* _What to produce_: Below are the records; copy out every line that holds the word "must".

* _Dataset content_:
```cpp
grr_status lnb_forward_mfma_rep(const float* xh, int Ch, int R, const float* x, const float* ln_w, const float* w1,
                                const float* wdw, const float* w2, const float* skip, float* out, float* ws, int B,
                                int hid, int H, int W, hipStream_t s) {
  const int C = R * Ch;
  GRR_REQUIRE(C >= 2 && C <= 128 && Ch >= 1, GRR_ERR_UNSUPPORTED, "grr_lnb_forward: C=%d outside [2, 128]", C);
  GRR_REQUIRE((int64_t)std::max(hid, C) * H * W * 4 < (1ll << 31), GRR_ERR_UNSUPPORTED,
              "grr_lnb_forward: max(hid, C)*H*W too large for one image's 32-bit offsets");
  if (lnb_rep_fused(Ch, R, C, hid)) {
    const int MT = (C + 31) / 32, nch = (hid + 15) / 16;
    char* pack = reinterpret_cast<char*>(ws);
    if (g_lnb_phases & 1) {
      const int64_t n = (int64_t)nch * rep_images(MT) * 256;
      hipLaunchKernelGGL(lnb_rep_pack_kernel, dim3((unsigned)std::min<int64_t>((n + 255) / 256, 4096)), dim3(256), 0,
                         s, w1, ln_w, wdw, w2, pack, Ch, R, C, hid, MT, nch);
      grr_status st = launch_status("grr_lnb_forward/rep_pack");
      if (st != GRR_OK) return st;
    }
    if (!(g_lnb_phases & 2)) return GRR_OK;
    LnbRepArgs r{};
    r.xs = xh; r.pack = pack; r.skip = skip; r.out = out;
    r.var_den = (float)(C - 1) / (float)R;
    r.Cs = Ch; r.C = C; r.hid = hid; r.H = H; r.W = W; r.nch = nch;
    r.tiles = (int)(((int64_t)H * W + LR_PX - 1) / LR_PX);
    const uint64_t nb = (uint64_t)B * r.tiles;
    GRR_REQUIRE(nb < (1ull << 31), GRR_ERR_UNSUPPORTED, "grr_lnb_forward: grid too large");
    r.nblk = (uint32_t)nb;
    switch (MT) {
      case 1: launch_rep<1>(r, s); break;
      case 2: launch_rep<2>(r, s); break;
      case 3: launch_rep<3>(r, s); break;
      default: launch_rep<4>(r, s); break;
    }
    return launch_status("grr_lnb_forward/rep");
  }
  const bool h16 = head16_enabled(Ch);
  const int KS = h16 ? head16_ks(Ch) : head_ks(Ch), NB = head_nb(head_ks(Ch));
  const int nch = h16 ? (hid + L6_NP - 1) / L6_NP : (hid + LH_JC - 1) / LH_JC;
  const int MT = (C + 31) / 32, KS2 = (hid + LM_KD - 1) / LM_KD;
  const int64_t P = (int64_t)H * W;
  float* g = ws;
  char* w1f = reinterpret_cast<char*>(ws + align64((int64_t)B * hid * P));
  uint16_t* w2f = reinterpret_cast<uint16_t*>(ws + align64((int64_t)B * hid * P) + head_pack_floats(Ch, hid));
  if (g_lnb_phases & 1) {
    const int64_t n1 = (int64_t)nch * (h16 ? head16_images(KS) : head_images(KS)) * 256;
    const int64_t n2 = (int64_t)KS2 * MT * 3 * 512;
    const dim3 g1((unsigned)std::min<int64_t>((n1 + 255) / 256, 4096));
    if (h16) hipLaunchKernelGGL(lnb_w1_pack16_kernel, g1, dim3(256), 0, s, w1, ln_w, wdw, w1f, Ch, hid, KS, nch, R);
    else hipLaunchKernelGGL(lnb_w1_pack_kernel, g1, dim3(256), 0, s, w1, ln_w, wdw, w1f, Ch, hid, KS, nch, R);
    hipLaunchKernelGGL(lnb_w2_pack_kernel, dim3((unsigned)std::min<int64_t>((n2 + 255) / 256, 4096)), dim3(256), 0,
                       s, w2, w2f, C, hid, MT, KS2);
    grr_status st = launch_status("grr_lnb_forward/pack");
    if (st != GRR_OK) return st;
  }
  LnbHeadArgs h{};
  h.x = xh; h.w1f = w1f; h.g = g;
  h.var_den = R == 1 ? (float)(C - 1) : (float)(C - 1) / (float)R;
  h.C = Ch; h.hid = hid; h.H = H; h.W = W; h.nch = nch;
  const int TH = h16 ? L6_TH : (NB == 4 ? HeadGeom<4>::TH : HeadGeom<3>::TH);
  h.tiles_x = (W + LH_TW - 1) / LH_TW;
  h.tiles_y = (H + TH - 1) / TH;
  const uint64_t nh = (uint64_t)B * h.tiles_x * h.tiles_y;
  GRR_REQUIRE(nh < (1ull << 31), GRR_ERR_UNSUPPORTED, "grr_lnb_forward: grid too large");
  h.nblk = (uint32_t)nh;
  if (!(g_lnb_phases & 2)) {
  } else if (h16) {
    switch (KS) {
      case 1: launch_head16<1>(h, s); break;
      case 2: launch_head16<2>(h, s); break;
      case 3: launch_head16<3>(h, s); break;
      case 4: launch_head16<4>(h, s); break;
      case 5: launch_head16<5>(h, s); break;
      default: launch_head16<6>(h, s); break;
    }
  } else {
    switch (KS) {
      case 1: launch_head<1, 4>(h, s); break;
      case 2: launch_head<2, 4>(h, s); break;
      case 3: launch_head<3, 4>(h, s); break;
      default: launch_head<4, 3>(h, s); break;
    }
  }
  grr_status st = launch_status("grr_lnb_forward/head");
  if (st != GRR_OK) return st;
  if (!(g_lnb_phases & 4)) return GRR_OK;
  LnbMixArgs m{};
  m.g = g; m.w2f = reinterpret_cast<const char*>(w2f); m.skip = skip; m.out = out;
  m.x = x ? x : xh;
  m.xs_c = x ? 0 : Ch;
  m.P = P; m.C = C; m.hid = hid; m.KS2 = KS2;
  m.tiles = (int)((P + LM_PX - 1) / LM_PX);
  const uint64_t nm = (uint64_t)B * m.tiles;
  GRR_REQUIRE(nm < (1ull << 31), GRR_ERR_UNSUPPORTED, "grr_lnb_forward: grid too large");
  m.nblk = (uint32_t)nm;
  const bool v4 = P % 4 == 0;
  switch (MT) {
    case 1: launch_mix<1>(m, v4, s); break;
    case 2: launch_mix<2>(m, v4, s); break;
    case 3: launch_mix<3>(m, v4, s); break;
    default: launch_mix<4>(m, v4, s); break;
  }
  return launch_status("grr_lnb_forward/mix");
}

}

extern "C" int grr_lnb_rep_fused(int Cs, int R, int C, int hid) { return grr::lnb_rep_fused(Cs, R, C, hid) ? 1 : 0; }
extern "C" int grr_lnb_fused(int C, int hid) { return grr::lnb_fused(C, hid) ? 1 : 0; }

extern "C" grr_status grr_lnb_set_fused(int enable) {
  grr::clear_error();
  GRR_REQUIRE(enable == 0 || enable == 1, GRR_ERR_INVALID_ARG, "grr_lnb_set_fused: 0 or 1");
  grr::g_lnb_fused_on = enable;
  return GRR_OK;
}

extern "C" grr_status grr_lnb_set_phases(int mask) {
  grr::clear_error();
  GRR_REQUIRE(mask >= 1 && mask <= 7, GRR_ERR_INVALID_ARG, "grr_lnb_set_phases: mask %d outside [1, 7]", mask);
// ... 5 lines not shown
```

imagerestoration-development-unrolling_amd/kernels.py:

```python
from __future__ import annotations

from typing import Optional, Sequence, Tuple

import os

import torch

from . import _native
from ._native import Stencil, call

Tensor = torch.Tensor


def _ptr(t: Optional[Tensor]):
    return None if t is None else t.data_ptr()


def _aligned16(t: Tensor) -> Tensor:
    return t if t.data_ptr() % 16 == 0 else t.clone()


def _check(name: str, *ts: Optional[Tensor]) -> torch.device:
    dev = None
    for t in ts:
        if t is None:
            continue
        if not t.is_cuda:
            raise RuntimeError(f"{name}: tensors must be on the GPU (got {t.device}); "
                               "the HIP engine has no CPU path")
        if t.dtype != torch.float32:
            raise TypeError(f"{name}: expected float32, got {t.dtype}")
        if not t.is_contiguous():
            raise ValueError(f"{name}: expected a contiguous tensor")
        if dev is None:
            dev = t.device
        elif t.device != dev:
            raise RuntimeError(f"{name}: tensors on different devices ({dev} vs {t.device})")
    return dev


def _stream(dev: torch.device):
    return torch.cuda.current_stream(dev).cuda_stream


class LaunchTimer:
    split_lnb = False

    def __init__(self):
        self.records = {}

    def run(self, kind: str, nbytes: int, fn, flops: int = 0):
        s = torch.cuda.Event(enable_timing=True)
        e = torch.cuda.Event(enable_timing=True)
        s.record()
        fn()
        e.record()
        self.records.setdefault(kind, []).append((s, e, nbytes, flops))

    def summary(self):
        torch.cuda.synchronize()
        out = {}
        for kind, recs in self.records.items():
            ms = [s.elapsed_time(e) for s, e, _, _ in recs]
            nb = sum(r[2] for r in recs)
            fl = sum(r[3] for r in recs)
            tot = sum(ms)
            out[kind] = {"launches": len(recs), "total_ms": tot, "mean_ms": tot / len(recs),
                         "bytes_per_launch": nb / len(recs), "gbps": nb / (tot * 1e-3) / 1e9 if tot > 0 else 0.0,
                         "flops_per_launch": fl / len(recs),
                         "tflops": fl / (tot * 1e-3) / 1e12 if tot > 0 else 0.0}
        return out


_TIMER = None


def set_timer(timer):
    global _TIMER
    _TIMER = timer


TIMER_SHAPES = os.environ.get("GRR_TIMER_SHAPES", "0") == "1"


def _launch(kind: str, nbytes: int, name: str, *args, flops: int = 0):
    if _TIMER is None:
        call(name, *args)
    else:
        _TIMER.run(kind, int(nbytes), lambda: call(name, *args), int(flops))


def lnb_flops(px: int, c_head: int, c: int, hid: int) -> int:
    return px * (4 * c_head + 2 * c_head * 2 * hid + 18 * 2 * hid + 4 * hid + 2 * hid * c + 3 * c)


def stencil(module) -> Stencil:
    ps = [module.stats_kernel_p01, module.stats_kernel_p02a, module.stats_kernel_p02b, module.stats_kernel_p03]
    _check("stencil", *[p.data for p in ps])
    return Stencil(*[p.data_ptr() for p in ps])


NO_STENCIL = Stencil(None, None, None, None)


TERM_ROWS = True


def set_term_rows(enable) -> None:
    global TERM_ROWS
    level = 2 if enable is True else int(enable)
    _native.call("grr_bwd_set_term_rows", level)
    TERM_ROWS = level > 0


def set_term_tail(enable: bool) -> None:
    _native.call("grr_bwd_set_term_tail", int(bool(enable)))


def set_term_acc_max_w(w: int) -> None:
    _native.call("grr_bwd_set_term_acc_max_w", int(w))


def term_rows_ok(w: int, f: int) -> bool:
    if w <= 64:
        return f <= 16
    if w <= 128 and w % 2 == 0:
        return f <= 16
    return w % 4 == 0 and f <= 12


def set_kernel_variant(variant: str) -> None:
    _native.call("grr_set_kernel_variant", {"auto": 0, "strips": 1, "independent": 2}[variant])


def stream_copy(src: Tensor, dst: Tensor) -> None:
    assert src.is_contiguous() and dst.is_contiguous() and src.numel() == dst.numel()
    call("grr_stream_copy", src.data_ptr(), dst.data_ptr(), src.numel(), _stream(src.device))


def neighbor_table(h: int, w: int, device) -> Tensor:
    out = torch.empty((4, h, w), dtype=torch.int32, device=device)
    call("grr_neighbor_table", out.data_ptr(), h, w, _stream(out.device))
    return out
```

* * *

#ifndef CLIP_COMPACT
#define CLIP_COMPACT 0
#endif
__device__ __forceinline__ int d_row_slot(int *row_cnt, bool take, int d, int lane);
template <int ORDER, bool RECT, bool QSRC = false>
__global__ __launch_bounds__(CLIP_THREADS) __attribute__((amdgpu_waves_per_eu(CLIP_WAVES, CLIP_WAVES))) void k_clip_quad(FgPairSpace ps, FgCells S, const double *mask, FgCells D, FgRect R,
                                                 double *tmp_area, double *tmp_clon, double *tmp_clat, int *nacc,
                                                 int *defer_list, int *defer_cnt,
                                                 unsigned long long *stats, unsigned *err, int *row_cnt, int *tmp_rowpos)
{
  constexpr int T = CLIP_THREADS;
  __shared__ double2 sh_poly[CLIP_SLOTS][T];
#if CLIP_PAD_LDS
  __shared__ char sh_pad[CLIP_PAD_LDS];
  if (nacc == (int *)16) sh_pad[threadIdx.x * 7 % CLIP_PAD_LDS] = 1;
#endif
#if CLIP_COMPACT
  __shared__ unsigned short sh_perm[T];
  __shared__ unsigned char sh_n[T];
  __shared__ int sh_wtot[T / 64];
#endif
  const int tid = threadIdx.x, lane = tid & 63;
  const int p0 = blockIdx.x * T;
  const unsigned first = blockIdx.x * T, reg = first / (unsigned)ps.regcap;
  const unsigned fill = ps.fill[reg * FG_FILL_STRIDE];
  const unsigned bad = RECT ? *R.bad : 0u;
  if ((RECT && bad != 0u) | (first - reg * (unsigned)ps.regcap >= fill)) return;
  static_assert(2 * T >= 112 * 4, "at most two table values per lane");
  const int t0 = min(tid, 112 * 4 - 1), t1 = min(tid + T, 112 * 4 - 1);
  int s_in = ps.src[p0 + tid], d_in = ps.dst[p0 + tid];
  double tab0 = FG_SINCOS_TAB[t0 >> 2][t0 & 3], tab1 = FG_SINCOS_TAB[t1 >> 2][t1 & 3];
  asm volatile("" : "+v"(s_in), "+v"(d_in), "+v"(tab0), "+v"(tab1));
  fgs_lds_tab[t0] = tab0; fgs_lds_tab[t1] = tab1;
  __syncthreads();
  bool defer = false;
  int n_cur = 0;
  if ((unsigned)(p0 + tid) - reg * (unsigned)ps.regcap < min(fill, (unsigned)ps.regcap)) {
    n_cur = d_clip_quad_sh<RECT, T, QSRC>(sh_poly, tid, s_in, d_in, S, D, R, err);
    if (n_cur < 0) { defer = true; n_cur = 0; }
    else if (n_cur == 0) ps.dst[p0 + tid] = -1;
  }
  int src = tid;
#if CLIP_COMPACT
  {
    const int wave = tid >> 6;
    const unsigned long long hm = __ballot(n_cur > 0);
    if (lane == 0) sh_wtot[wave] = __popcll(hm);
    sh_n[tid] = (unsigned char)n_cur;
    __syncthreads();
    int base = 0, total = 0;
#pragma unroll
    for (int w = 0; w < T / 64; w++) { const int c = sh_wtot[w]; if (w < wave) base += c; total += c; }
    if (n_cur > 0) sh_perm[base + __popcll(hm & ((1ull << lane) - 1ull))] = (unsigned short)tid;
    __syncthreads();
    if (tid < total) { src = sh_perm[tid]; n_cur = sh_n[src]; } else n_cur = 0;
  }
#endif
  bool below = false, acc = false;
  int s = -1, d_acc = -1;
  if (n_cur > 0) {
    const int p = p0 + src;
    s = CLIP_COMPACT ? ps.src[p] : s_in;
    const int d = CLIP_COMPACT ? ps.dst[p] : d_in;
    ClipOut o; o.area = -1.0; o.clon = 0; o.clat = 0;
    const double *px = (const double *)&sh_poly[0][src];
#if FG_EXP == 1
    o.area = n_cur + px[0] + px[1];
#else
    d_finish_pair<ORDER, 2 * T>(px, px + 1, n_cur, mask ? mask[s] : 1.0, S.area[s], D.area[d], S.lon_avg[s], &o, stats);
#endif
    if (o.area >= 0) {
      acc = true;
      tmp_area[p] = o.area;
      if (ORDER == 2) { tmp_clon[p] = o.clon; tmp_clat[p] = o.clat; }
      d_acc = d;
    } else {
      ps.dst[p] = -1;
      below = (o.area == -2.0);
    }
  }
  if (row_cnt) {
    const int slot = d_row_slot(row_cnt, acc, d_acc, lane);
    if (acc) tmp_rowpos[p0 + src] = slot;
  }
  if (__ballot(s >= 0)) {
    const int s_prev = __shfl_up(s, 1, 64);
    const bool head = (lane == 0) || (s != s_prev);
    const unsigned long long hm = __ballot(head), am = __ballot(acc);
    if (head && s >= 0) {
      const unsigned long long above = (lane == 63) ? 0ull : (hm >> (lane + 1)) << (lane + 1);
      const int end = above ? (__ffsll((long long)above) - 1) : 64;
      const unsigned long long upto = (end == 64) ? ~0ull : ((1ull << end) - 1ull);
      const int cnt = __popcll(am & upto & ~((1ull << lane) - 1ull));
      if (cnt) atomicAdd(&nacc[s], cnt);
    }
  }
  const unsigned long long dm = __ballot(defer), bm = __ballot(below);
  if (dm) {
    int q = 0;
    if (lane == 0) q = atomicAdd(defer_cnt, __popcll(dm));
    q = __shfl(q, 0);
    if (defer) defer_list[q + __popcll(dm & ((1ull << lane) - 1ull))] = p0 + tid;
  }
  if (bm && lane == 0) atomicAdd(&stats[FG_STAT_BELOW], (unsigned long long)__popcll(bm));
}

==

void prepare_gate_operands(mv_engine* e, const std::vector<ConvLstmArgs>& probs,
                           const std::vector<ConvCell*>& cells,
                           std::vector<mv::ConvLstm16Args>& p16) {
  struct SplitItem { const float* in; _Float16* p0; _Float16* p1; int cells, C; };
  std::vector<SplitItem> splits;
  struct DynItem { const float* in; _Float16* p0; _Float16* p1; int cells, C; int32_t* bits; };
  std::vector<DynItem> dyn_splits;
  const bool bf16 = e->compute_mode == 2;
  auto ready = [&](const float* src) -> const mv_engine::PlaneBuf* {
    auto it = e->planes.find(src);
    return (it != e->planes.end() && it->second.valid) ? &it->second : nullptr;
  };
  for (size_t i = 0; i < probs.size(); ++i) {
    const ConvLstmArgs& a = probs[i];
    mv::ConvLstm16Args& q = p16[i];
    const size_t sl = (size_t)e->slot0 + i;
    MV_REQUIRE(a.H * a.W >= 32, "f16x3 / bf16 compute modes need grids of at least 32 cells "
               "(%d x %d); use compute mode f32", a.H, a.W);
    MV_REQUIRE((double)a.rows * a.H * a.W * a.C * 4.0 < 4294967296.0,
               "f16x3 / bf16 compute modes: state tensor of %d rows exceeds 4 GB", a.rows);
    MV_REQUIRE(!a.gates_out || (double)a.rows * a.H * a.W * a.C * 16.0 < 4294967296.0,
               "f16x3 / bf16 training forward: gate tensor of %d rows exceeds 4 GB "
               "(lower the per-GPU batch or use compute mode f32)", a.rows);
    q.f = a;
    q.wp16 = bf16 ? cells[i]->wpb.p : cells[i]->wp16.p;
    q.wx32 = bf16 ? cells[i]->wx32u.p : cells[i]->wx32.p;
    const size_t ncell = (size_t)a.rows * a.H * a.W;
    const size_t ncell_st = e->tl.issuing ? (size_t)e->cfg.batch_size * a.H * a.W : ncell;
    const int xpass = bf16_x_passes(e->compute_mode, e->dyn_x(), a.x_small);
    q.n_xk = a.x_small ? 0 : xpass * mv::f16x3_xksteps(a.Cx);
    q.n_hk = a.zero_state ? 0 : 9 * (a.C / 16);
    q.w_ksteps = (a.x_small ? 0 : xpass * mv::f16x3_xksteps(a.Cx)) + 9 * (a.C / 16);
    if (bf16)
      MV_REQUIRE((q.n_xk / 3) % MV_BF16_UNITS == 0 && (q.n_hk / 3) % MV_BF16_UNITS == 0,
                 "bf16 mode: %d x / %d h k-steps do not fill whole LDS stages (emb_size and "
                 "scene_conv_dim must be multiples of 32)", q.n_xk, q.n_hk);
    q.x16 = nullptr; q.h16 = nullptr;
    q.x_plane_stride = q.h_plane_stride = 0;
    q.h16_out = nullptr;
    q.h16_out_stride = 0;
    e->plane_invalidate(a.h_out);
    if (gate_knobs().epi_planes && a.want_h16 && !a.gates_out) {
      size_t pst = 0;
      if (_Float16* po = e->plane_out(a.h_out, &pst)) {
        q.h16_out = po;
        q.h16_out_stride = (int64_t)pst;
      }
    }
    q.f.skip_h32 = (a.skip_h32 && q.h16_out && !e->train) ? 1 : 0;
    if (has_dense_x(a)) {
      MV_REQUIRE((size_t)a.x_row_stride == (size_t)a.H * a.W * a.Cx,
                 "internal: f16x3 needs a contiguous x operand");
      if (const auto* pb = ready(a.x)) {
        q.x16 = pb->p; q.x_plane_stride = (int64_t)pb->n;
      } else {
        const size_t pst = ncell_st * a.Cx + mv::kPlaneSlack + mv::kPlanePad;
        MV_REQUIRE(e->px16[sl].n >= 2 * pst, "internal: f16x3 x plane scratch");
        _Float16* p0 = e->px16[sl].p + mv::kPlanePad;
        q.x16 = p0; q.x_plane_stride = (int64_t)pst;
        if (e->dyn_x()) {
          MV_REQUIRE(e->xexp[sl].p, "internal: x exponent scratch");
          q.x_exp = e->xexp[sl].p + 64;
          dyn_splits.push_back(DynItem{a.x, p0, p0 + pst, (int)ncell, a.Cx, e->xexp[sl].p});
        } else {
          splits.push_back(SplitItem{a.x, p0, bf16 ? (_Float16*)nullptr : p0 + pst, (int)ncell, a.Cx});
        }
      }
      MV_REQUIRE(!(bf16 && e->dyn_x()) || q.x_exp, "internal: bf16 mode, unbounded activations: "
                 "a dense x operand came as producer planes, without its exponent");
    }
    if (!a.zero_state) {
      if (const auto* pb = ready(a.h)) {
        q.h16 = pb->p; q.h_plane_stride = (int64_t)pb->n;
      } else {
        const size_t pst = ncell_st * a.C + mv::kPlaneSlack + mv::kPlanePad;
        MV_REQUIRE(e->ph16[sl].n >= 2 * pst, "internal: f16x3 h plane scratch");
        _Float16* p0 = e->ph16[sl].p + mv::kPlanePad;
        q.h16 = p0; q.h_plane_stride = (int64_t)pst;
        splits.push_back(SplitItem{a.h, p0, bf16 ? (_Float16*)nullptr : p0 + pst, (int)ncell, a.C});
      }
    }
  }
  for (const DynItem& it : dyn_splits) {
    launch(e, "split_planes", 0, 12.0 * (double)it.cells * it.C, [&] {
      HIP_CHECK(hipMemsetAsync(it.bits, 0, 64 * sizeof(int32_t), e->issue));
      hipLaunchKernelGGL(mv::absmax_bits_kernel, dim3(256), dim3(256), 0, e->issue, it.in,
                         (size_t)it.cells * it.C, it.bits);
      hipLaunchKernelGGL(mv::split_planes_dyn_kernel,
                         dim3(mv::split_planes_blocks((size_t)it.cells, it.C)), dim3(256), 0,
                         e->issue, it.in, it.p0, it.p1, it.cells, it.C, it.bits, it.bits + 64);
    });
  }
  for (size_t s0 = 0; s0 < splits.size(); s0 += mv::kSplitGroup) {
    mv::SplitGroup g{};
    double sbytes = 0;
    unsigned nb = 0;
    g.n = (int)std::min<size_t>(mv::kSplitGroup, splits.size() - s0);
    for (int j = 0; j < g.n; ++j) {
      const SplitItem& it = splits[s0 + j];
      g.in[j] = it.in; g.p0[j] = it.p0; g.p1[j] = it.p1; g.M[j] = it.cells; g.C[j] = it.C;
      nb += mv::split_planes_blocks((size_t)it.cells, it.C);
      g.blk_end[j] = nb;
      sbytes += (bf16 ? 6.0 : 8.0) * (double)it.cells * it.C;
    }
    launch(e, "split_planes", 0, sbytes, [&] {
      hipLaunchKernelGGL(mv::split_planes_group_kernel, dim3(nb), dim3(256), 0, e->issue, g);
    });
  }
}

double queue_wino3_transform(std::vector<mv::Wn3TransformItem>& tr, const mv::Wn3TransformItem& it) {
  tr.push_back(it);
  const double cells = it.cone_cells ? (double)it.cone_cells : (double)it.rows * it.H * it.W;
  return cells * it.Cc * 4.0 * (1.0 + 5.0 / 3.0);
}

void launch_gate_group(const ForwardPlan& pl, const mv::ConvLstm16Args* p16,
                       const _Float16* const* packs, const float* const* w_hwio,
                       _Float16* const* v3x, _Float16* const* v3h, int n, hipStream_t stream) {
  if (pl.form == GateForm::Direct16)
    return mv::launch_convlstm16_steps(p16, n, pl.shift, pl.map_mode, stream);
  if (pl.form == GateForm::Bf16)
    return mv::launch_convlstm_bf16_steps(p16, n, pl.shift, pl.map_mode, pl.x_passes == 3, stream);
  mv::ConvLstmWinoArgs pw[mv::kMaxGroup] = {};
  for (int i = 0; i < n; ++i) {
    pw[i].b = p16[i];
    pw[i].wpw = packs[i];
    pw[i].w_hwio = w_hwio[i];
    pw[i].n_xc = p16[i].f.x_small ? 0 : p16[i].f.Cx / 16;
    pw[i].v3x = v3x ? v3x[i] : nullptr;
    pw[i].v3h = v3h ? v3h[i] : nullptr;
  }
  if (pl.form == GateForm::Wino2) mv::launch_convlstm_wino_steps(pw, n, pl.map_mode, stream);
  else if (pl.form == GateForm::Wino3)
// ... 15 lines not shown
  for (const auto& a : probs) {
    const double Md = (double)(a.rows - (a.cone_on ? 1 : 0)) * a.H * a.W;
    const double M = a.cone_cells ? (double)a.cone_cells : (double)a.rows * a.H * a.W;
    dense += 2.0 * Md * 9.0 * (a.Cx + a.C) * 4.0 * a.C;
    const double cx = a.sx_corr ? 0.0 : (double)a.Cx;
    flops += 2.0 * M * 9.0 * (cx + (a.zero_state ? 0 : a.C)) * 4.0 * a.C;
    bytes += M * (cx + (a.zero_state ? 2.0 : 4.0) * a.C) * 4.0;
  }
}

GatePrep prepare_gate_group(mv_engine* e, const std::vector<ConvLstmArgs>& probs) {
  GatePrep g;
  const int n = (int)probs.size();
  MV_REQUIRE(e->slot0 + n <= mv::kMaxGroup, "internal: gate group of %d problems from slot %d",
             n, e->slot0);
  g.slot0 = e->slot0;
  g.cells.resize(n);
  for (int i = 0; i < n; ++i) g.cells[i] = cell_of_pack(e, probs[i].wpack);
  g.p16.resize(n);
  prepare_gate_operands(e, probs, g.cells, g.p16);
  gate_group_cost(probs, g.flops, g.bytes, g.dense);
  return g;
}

* _Response for this exercise_:
            raise RuntimeError(f"{name}: tensors must be on the GPU (got {t.device}); "
                 "scene_conv_dim must be multiples of 32)", q.n_xk, q.n_hk);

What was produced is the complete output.